Abstract:We introduce the Fast Free Memory method (FFM), a new fast method for the numerical evaluation of convolution products. Inheriting from the Fast Multipole Method, the FFM is a descent-only and kernel-independent algorithm. We give the complete algorithm and the relevant complexity analysis. While dense matrices arise normally in such computations, the linear storage complexity and the quasi-linear computational complexity enable the evaluation of convolution products featuring up to one billion entries. We show how we are able to solve complex scattering problems using Boundary Integral Equations with dozen of millions of unknowns. Our implementation is made freely available within the Gypsilab framework under the GPL 3.0 license.

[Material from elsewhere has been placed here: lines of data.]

@@ -326,6 +330,7 @@
     if (k18 == 0) mt.fz0_implied = mu > 0.0;
   }
   if (P.wfull) {
+    pre_barrier();
     form_model_full<NT>(P, f, fy, N, tid);
     return;
   }
@@ -349,6 +354,7 @@
       if (sc < 6) f.E1[t][sc] = e1;
     }
   }
+  pre_barrier();
   fsync<NT>();
   {
     const double minv2 = f.minv * f.minv;
diff --git a/pympc-quadruped_amd/csrc/mpcqp_solve.h b/pympc-quadruped_amd/csrc/mpcqp_solve.h
--- a/pympc-quadruped_amd/csrc/mpcqp_solve.h
+++ b/pympc-quadruped_amd/csrc/mpcqp_solve.h
@@ -51,6 +51,7 @@
   alignas(16) double yv[Cfg<NV>::VEC];
   double wmax[Cfg<NV>::NW];
   int choice;
+  int prio;
 };
 static_assert(sizeof(FormArea<64>) <= sizeof(double) * 64 * 64, "formulation scratch exceeds the H copy");
 static_assert(sizeof(SharedT<64>) <= 160 * 1024 / 4, "class 64 holds four robots per CU");
@@ -135,14 +136,16 @@
   }
 }
 
-template <int NV, bool FULL>
+template <int NV, bool FULL, bool PRIO = false>
 __device__ __forceinline__ void solve_robot(const KParams& P, int b, SharedT<NV>& sm, const float* __restrict__ x0g,
                                             const float* __restrict__ xrefg, const float* __restrict__ contactg,
                                             const float* __restrict__ feetg, const float* __restrict__ robotg,
                                             float* __restrict__ u0g, float* __restrict__ Ug, int* __restrict__ statusg,
                                             int* __restrict__ itersg, int* __restrict__ queue,
                                             int* __restrict__ queue_big = nullptr,
-                                            int* __restrict__ queue_ipm = nullptr) {
+                                            int* __restrict__ queue_ipm = nullptr,
+                                            unsigned long long* __restrict__ prio_tab = nullptr,
+                                            unsigned long long prio_val = 0ull) {
   using C = Cfg<NV>;
   constexpr int NT = C::NT, TCN = C::TCN, CPL = C::CPL, VPL = C::VPL, RPW = C::RPW, TW = C::TW;
   const int tid = threadIdx.x;
@@ -186,6 +189,16 @@
     return;
   }
   SUBSTAMP(0);
+  unsigned long long* prio_slot = nullptr;
+  static_assert(!PRIO || NV == 64, "the setup priority is class 64's");
+  if constexpr (PRIO) {
+    if (prio_tab && wave == 1) {
+      const unsigned hw = (unsigned)__builtin_amdgcn_s_getreg((31 << 11) | 4);
+      const unsigned xcc = (unsigned)__builtin_amdgcn_s_getreg((3 << 11) | 20);
+      prio_slot = prio_tab + ((((xcc & 15u) << 8) | ((hw >> 8) & 0xffu)) & (unsigned)(kPrioTab - 1));
+      if (lane == 0) (void)__hip_atomic_fetch_max(prio_slot, prio_val, __ATOMIC_RELAXED, __HIP_MEMORY_SCOPE_AGENT);
+    }
+  }
   int S;
   if constexpr (kSplitSetup) {
     S = form_stance(smf, sm.mt, N, lane, wave == 0);
@@ -208,13 +221,23 @@
   }
 
   SUBSTAMP(1);
-  form_model<NT, kSplitSetup>(P, smf, smfy, sm.mt, N, tid);
+  unsigned long long prio_seen = ~0ull;
+  if constexpr (PRIO) {
+    form_model<NT, kSplitSetup>(P, smf, smfy, sm.mt, N, tid, [&] {
+      if (prio_slot) prio_seen = __hip_atomic_load(prio_slot, __ATOMIC_RELAXED, __HIP_MEMORY_SCOPE_AGENT);
+    });
+  } else {
+    form_model<NT, kSplitSetup>(P, smf, smfy, sm.mt, N, tid);
+  }
   SUBSTAMP(2);
   if constexpr (kSplitSetup) {
     if (tid >= NT - NV) {
       const int a = tid - (NT - NV);
       sm.gv[a] = a < n ? form_g(P, smf, sm.mt, a) : 0.0;
     }
+    if constexpr (PRIO) {
+      if (prio_slot && lane == 0) sm.prio = prio_seen == prio_val;
+    }
     fsync<NT>();
   } else {
     fill_mt_tab();
@@ -222,6 +245,11 @@
     if (tid < NV) sm.gv[tid] = tid < n ? form_g(P, smf, sm.mt, tid) : 0.0;
   }
   STAMP(1);
+  bool prio_raised = false;
+  if constexpr (PRIO) {
+    prio_raised = prio_tab && uni(sm.prio) != 0;
+    if (prio_raised) __builtin_amdgcn_s_setprio(3);
+  }
 
   auto hcols = [&](int (&cj)[TW], int (&cc)[TW]) {
 #pragma unroll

What problem does this paper attempt to address?
The problem that this paper attempts to solve is: how to calculate convolution kernels efficiently, especially for matrix - vector multiplication problems involving a large number of nodes (such as hundreds of millions or billions of nodes). Traditional calculation methods face the problem of excessively high storage and calculation costs when dealing with large - scale data, which limits their application scale on personal computers and small servers. To solve this problem, the author introduced a new fast algorithm - the Fast Free Memory method (FFM), aiming to achieve efficient convolution kernel calculation with linear storage complexity and quasi - linear calculation complexity.
### Specific problem description
1. **Limitations of traditional methods**:
- Traditional methods such as directly calculating convolution kernels will lead to dense matrices, and the storage and calculation costs increase quadratically with the number of nodes.
- Even when using acceleration methods (such as the Fast Multipole Method, FMM), these methods usually depend on specific kernel functions and are not effective when dealing with high - frequency oscillating kernels.
2. **Goals of FFM**:
- **Reduce storage requirements**: Through linear storage complexity, it is possible to handle large - scale matrix - vector multiplications containing billions of nodes even on laboratory - level servers.
- **Improve calculation efficiency**: Through quasi - linear calculation complexity, the calculation time is significantly reduced, making it possible to handle large - scale problems.
- **Generality**: FFM is an algorithm independent of kernel functions and can be applied to various types of convolution kernels, including non - oscillating kernels and oscillating kernels (such as the Helmholtz Green kernel).
### Overview of the solution
FFM combines the advantages of multiple existing methods, such as the spatial partitioning of the Fast Multipole Method (FMM), the compression techniques of Hierarchical Matrices (H - matrices), and the interpolation method of Sparse Sine - Cosine Decomposition (SCSD). Specifically:
- **Spatial partitioning**: FFM uses an octree for spatial partitioning to ensure that boxes at different levels have the same side length, thereby simplifying data interpolation.
- **Compression techniques**: For long - distance interactions, use low - rank approximation; for short - distance interactions, use dense matrix calculation.
- **Interpolation method**: Use Lagrange interpolation and Adaptive Cross Approximation (ACA) to compress the transfer matrix.
- **Handling oscillating kernels**: For oscillating kernels (such as the Helmholtz Green kernel), use Gegenbauer series expansion and Non - Uniform Fast Fourier Transform (NUFFT) to improve calculation efficiency.
Through these improvements, FFM can significantly reduce storage and calculation costs while ensuring accuracy, and is suitable for large - scale scientific computing tasks, such as solving boundary integral equations.
### Numerical experiment verification
In the paper, the effectiveness of FFM is verified through numerical experiments, demonstrating its superior performance under linear and quasi - linear complexity. For example, when dealing with the convolution kernel calculation containing one billion nodes, FFM can complete the calculation within four hours, and the required memory is only about 100GB.
In conclusion, the main contribution of this paper is to propose an efficient FFM algorithm, which solves the storage and calculation bottleneck problems in large - scale convolution kernel calculation, and provides a powerful tool for research in related fields.